В эпоху переменности менялось все, но прочие вещи делали это за гранью видимого, и люди обнаруживали лишь последствия перемен. Море менялось чаще, менялось сильнее. Игорь с ужасом думал о том, что еще сто, пятьсот, тысячу лет назад на морских берегах жили люди, которые видели эту переменность каждый день и привыкали к ней как к самому распостоянному постоянству. Он читал про это в книгах, но находил невозможным.
Вечерами он стоял на крыльце и смотрел на низкие облака над горизонтом. Облака отражались в глубокой воде, и казалось, что это гигантские губы тисков, в которые зажат мир. Игорю становилось тяжелее дышать. И это, наверное, пугало больше всего.
Он видел, как колышутся у полосы прибоя длинные стебли травы, как поблескивают круглые яблочные бока, и как серые рыбки тычутся в них своими беззубыми упругими ртами. Он видел торчащую над водой синюю штангу качелей с облупившейся краской и думал: неужели он сам вкопал эти качели так, чтобы жена могла видеть из окна, как играют девочки? Если это было правдой, значит, правдой было и то, что они действительно жили в эпоху до переменности, в ту эпоху, когда… Но он не мог вспомнить, что было с ним в ту эпоху, он не помнил лиц жены и девочек, не помнил их имен. Он даже не всегда вспоминал, что они были.
В день, когда все переменилось снова, он сидел на мокрых досках крыльца и вдыхал свежий соленый запах. В этот день было лето, и ноги Игоря были босы. Ступни были бледны, как два моллюска: чистые носки, удобные ботинки - роскошь, которую он еще мог себе позволить, никакого солнца, никакого ветра. Игорь усмехнулся и подумал, что переменность для его ступней наступила именно сегодня, когда он впервые разулся, чтобы пройтись босиком по узкой полоске травы и ступить в море, которого прежде никогда не видел.
Ступни были разочарованы.

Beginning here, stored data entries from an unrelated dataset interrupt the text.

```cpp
int dev_present(pt_renderer* r, const vec4* acc_device, void** device_rgba8_out, void** stream_out) {
  if (!r || !device_rgba8_out) return fail(PT_ERR_INVALID_ARGUMENT, "null argument");
  if (!r->started) return fail(PT_ERR_BAD_STATE, "pt_present_render_target before pt_start_render");
  PT_HIP(hipSetDevice(r->device));
  { const int rc = flush_pending(r, true); if (rc != PT_OK) return rc; }
  const size_t npix = (size_t)r->S.width * r->S.height;
  if (r->render_target.n != npix) PT_HIP(r->render_target.alloc(npix));
  PostConstants pc;
  pc.post = r->post;
  pc.tm = r->tonemap;
  const Mat3 odt = compute_transform(r->params.working_space, r->tonemap.output_space);
  pc.odt = PPMat3{odt.c0, odt.c1, odt.c2};
  const vec4* src = acc_device ? acc_device : r->acc;
  if (!acc_device && r->aov && r->denoise.apply_to_target) {
    const int rc = enqueue_denoise(r);
    if (rc != PT_OK) return rc;
    src = r->denoised.p;
  }
  if (r->exposure.enabled) { const int rc = enqueue_exposure(r, &src); if (rc != PT_OK) return rc; }
  launch_postprocess(r->stream, src, r->render_target.p, r->S.width, r->S.height, pc);
  PT_HIP(hipGetLastError());
  *device_rgba8_out = r->render_target.p;
  if (stream_out) *stream_out = (void*)r->stream;
  return PT_OK;
}

int dev_read_render_target(pt_renderer* r, uint8_t* rgba8_out) {
  if (!r || !rgba8_out) return fail(PT_ERR_INVALID_ARGUMENT, "null argument");
  if (!r->started) return fail(PT_ERR_BAD_STATE, "pt_read_render_target before pt_start_render");
  int rc = dev_wait(r);
  if (rc != PT_OK) return rc;
  if (r->aov && r->denoise.apply_to_target) {
    if ((rc = enqueue_denoise(r)) != PT_OK) return rc;
    return dev_postprocess_to_host(r, r->denoised.p, rgba8_out);
  }
  return dev_postprocess_to_host(r, r->acc, rgba8_out);
}

int dev_set_gmon_options(pt_renderer* r, const pt_gmon_options* o) {
  if (!r || !o) return fail(PT_ERR_INVALID_ARGUMENT, "null argument");
  if (!(o->cap >= 0.0f && o->cap <= 1.0f)) return fail(PT_ERR_INVALID_ARGUMENT, "gmon cap must lie in [0, 1]");
  r->gmon_cap = o->cap;
// ... 154 lines not shown
```

platinum_amd/csrc/renderer_state.h:

```cpp
#pragma once
#include <hip/hip_runtime.h>

#include <chrono>
#include <memory>
#include <string>
#include <vector>

#include "host_scene.h"
#include "adaptive.h"
#include "denoise.h"
#include "exposure.h"
#include "kernels.h"
#include "pt_bvh.h"

using namespace pt;

int pt_fail(int code, const std::string& msg);
const std::string& pt_last_error_string();
inline int fail(int code, const std::string& msg) { return pt_fail(code, msg); }

namespace {

#define PT_HIP(call)                                                                                       \
  do {                                                                                                     \
    hipError_t e_ = (call);                                                                                \
    if (e_ != hipSuccess) {                                                                                \
      char buf_[512];                                                                                      \
      snprintf(buf_, sizeof(buf_), "%s:%d: %s failed: %s", __FILE__, __LINE__, #call, hipGetErrorString(e_)); \
      return fail(e_ == hipErrorOutOfMemory ? PT_ERR_OUT_OF_MEMORY : PT_ERR_HIP, buf_);                     \
    }                                                                                                      \
  } while (0)

template <typename T>
struct DevBuf {
  T* p = nullptr;
  size_t n = 0;
  size_t cap = 0;
  hipError_t alloc(size_t count) {
    if (count <= cap) { n = count; return hipSuccess; }
    release();
    const hipError_t e = hipMalloc(reinterpret_cast<void**>(&p), sizeof(T) * count);
    if (e != hipSuccess) { p = nullptr; return e; }
    n = cap = count;
    return hipSuccess;
  }
  size_t bytes_held() const { return cap * sizeof(T); }
  hipError_t upload(const std::vector<T>& v) {
    hipError_t e = alloc(v.size());
    if (e != hipSuccess || v.empty()) return e;
    return hipMemcpy(p, v.data(), sizeof(T) * v.size(), hipMemcpyHostToDevice);
  }
  void release() {
    if (p) (void)hipFree(p);
    p = nullptr;
    n = cap = 0;
  }
  ~DevBuf() { release(); }
};

enum KernelClass { K_RAYGEN = 0, K_CLOSEST, K_SHADE, K_SHADOW, K_ACCUM, K_CLASSES };

struct TimedLaunch { int cls; hipEvent_t start, stop; };

}

struct pt_renderer {
  int device = 0;
  int num_cu = 256;
  hipStream_t own_stream = nullptr;
  hipStream_t stream = nullptr;

  DevBuf<float> lut_data;
  LutSet luts{};
  uint32_t lut_w_E = 0, lut_w_Eavg = 0;
  DevBuf<HaltonEntry> halton;

  bool started = false;
  DevBuf<pt_float3> positions;
  DevBuf<pt_vertex_data> vdata;
  DevBuf<uint32_t> indices, slots;
  DevBuf<MeshInfo> meshes;
  DevBuf<InstanceInfo> instances;
  DevBuf<pt_material_gpu> materials;
  DevBuf<pt_area_light> lights_d;
  std::vector<pt_area_light> lights;
  DevBuf<DeviceScene> scene_d;
  DevBuf<ShadeRec> shade_recs;
  DevBuf<LightRec> light_recs;
  DevBuf<float> light_cdf;
  DevBuf<uint32_t> prim_tri_d, mesh_prim_base_d, inst_prim_base_d;
  DevBuf<InstanceTrav> inst_trav;
  bool two_level = false;
  int two_level_override = -1;
  DevBuf<uint8_t> tex_data;
  DevBuf<float> tex_decode;
  DevBuf<TexInfo> textures;
  DevBuf<pt_alias_entry> env_alias_d;
  std::vector<pt_alias_entry> env_alias;
  LbvhResult bvh{};
  LbvhScratch bvh_scratch{};
  DeviceScene S{};
  pt_render_params params{};
  pt_constants constants{};
  uint32_t instance_count = 0, tri_count = 0, slot_count = 0;

  uint32_t samples_in_flight = 0;
  size_t capacity = 0;
  DevBuf<vec4> st_rayO[2], st_rayD[2], st_att[2], hit, sq_o, sq_d, sq_c, Lbuf, acc_own;
  DevBuf<uint32_t> spill, seg_active[2], seg_shadow, seg_poison;
  DevBuf<WaveStats> wave_stats;
  DevBuf<uint32_t> chunk_table[2];
  DevBuf<uint32_t> shade_order, shade_cost;
  DevBuf<vec4> gmon_buckets_d;
  float gmon_cap = 1.0f;
  pt_post_options post{};
  pt_tonemap_options tonemap{};
  DevBuf<uint32_t> render_target;
  pt_denoise_options denoise{};
  pt_despeckle_options despeckle{};
  bool aov = false;
  DevBuf<vec4> Abuf;
  DevBuf<vec4> aov_img;
  DevBuf<vec4> dn_guide, dn_aux, dn_col[2], denoised;
  pt_exposure_options exposure{};
  DevBuf<ExposureRecord> exp_rec;
  DevBuf<vec4> exp_img;
  pt_adaptive_options adaptive_opts{};
  bool adaptive = false;
  DevBuf<uint32_t> ad_list[2];
  DevBuf<uint32_t> ad_count;
  DevBuf<uint32_t> ad_tile_n;
  DevBuf<vec2> ad_mom;
  DevBuf<uint8_t> ad_flags, ad_scratch;
  uint32_t* ad_host_count = nullptr;
  hipEvent_t ad_event = nullptr;
  bool ad_event_valid = false;
  int ad_cur = 0;
  uint32_t ad_next = 0;
  pt_render_region region_opts{};
  bool region = false;
  bool vtiles = false;
  Rect rect{};
  uint32_t ad_tiles0 = 0;
  uint32_t closest_grid = 0, shadow_grid = 0, closest_blocks_per_cu = PT_CLOSEST_WAVES, shadow_blocks_per_cu = PT_SHADOW_WAVES;
  uint32_t last_batch_ns = 0, last_batch_first = 0;
  uint32_t nseg = 0, tiles_per_seg = 1, seg_bands = 4, tiles_per_seg_override = 0, nstats = 0, seg_cap = 0, blocks_per_cu = 6, shade_grid = 0, refill_threshold = 48;
  DevBuf<BatchCounters> ctr;
  DevBuf<Totals> totals;
  vec4* acc = nullptr;
  uint32_t grid = 0;

  uint32_t gmon_sample_base = 0;
  uint32_t gmon_total_spp = 0;
  uint32_t gmon_bucket_base = 0;
  uint32_t gmon_own_buckets = 0;
  struct DeviceGroup* group = nullptr;

  uint64_t accumulated = 0, total = 0, launched = 0;
  uint32_t batches = 0;
  hipEvent_t batch_done = nullptr;
  bool batch_done_valid = false;
  std::chrono::steady_clock::time_point render_start;
  uint64_t timer_ms = 0;

  bool profiling = false;
  std::vector<TimedLaunch> timed;
  double ms_class[K_CLASSES] = {0, 0, 0, 0, 0};
  uint64_t launches[K_CLASSES] = {0, 0, 0, 0, 0};
  double upload_ms = 0, bvh_ms = 0;

  PathState path_state(int k) { return PathState{st_rayO[k].p, st_rayD[k].p, st_att[k].p}; }
  ShadowQueue shadow_queue() { return ShadowQueue{sq_o.p, sq_d.p, sq_c.p}; }
  Segments segments() { return Segments{{seg_active[0].p, seg_active[1].p}, seg_shadow.p, seg_poison.p, wave_stats.p, chunk_table[0].p, chunk_table[1].p, shade_order.p, shade_cost.p, seg_cap, nseg, tiles_per_seg,  0u, seg_bands, nstats, refill_threshold}; }

  void free_scene() {
    if (bvh.nodes) (void)hipFree(bvh.nodes);
    if (bvh.tris) (void)hipFree(bvh.tris);
    if (bvh.mesh_trav) (void)hipFree(bvh.mesh_trav);
    bvh = LbvhResult{};
    acc = nullptr;
    started = false;
    aov = false;
    adaptive = false;
    region = false;
    vtiles = false;
    ad_event_valid = false;
    last_batch_ns = 0;
  }
  size_t queue_bytes_held() const {
    size_t b = hit.bytes_held() + sq_o.bytes_held() + sq_d.bytes_held() + sq_c.bytes_held() + Lbuf.bytes_held() + chunk_table[0].bytes_held() + chunk_table[1].bytes_held();
    for (int k = 0; k < 2; k++) b += st_rayO[k].bytes_held() + st_rayD[k].bytes_held() + st_att[k].bytes_held();
    return b;
  }
  void release_all() {
    free_scene();
    positions.release(); vdata.release(); indices.release(); slots.release(); meshes.release(); instances.release();
    materials.release(); lights_d.release(); tex_data.release(); tex_decode.release(); textures.release(); env_alias_d.release(); scene_d.release(); shade_recs.release(); light_recs.release(); light_cdf.release();
    inst_trav.release(); prim_tri_d.release(); mesh_prim_base_d.release(); inst_prim_base_d.release();
    bvh_scratch.release();
    for (int k = 0; k < 2; k++) { st_rayO[k].release(); st_rayD[k].release(); st_att[k].release(); }
    seg_active[0].release(); seg_active[1].release(); seg_shadow.release(); seg_poison.release(); wave_stats.release(); chunk_table[0].release(); chunk_table[1].release(); shade_order.release(); shade_cost.release(); gmon_buckets_d.release(); render_target.release();
    hit.release(); sq_o.release(); sq_d.release(); sq_c.release(); Lbuf.release(); acc_own.release(); spill.release();
    Abuf.release(); aov_img.release(); dn_guide.release(); dn_aux.release(); dn_col[0].release(); dn_col[1].release(); denoised.release();
    exp_rec.release(); exp_img.release();
    release_adaptive();
  }
  void release_adaptive() {
    release_checkpoints();
    ad_list[0].release(); ad_list[1].release(); ad_count.release(); ad_tile_n.release();
  }
  void release_checkpoints() { ad_mom.release(); ad_flags.release(); ad_scratch.release(); }
  void drop_timed() {
    for (auto& t : timed) { (void)hipEventDestroy(t.start); (void)hipEventDestroy(t.stop); }
    timed.clear();
  }
};
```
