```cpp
int wm_lstm_xproj(const float* x, const float* w_ih, const float* b_ih, const float* b_hh, float* xp, int B, int T,
                  wm_stream_t stream);
int wm_lstm_fwd(const float* xp, const float* w_hh, float* hout, float* gates, float* cst, int B, int T, wm_stream_t stream);
int wm_lstm_fwd_fused(const float* x, const float* w_ih, const float* b_ih, const float* b_hh, const float* w_hh,
                      float* hout, float* gates, float* cst, int B, int T, wm_stream_t stream);
int wm_set_lstm_fwd_wave_specialised(int on, wm_stream_t stream);
int wm_lstm_fwd_tail(const float* xres, const float* y2, const float* sc2, const float* sh2, float* out, void* mask, const float* w_ih,
                     const float* b_ih, const float* b_hh, const float* w_hh, float* hout, float* gates, float* cst, int B, int T,
                     wm_stream_t stream);
int wm_lstm_bwd(float* gates, const float* cst, const float* dh_out, const float* w_hh, int B, int T, wm_stream_t stream);
int wm_lstm_dx(const float* da, const float* w_ih, float* dx, int B, int T, wm_stream_t stream);
int wm_set_lstm_dx_bf16x6(int on, wm_stream_t stream);
int wm_lstm_bwd_fused(float* gates, const float* cst, const float* dh_out, const float* w_hh, const float* w_ih, float* dx,
                      int B, int T, wm_stream_t stream);
int wm_lstm_wgrad(const float* da, const float* x, const float* h, float* partial, float* dw_ih, float* dw_hh,
                  float* db_ih, float* db_hh, int B, int T, int accumulate, wm_stream_t stream);
int wm_lstm_bwd_wgrad(float* gates, const float* cst, const float* dh_out, const float* w_hh, const float* x, const float* h,
                      float* partial, float* dw_ih, float* dw_hh, float* db_ih, float* db_hh, int B, int T, int accumulate,
                      wm_stream_t stream);
int wm_lstm_bwd_wgrad_dx(const float* gates, const float* cst, const float* dh_out, const float* w_hh, const float* w_ih,
                         const float* x, const float* h, float* partial, float* dw_ih, float* dw_hh, float* db_ih, float* db_hh,
                         float* dx, int B, int T, int accumulate, wm_stream_t stream);

int wm_embed_gather(const float* table, const long long* message, float* vec, int B, int nrows, int* err, wm_stream_t stream);
int wm_embed_scatter_add(float* dtable, const long long* message, const float* dvec, int B, int nrows, wm_stream_t stream);
int wm_rowsum(const float* x, float* out, int rows, int T, wm_stream_t stream);

int wm_postproc_fwd(const float* d_in, const float* taps, int ntaps, float thr, float max_rms, float eps, int stages,
                    float* f_out, float* d_out, float* stats, int B, int T, wm_stream_t stream);
int wm_postproc_bwd(const float* g, const float* f_in, const float* stats, const float* taps, int ntaps, float thr,
                    float max_rms, int stages, float* d_raw, int B, int T, wm_stream_t stream);

int wm_mel_loss(const float* clean, const float* wm, const float* fb, const int* klo, const int* khi, const int* mlo,
                float* gframes, float* partial, float* loss_out, float* dsig, int B, int T, wm_stream_t stream);
int wm_loud_loss(const float* clean, const float* wm, float thresh, float* gframes, float* partial, float* loss_out,
                 float* dsig, int B, int T, wm_stream_t stream);
int wm_hf_penalty(const float* delta, int kcut, float* gframes, float* partial, float* loss_out, float* dsig, int B, int T,
                  wm_stream_t stream);

int wm_bce_fwd(const float* logits, const long long* message, float* partial, float* loc_out, float* bce_out, int B, int R,
               int T, int NO, wm_stream_t stream);
int wm_bce_bwd(const float* logits, const long long* message, const float* g_loc, const float* g_bce, float* dlogits, int B,
               int R, int T, int NO, wm_stream_t stream);
int wm_l1_fwd(const float* x, float* partial, float* out, long long n, wm_stream_t stream);
int wm_l1_bwd(const float* x, const float* g, float* dx, long long n, wm_stream_t stream);
int wm_adam_step(float* p, const float* g, float* m, float* v, long long n, double lr, double beta1, double beta2, double eps,
                 int step, wm_stream_t stream);

int wm_gconv(const float* x, const float* wp, const float* bias, const float* vec, const float* res, float* y, int NB,
             int Cin, int Lin, int K, int S, int P, int Mtot, int Nout, int st, int shp, int Cout, int Lout, int act,
             const float* x2, int Cin1, int nph, wm_stream_t stream);
int wm_gconv_h(const float* x, const void* wph, const float* bias, const float* vec, const float* res, float* y, int NB,
// ... 91 lines not shown
```

Measured before the change: 5777 clips/s.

Море было просто водой, мокрой, прохладной вначале и приятной, когда привыкнешь. Оно не взбунтовалось, едва его волн коснулась человеческая плоть, не выпустило наружу чудовищ. Но в конце концов, переменность еще не означала сильных ощущений. Изменения к скучному были такой же ее частью, как и все остальное.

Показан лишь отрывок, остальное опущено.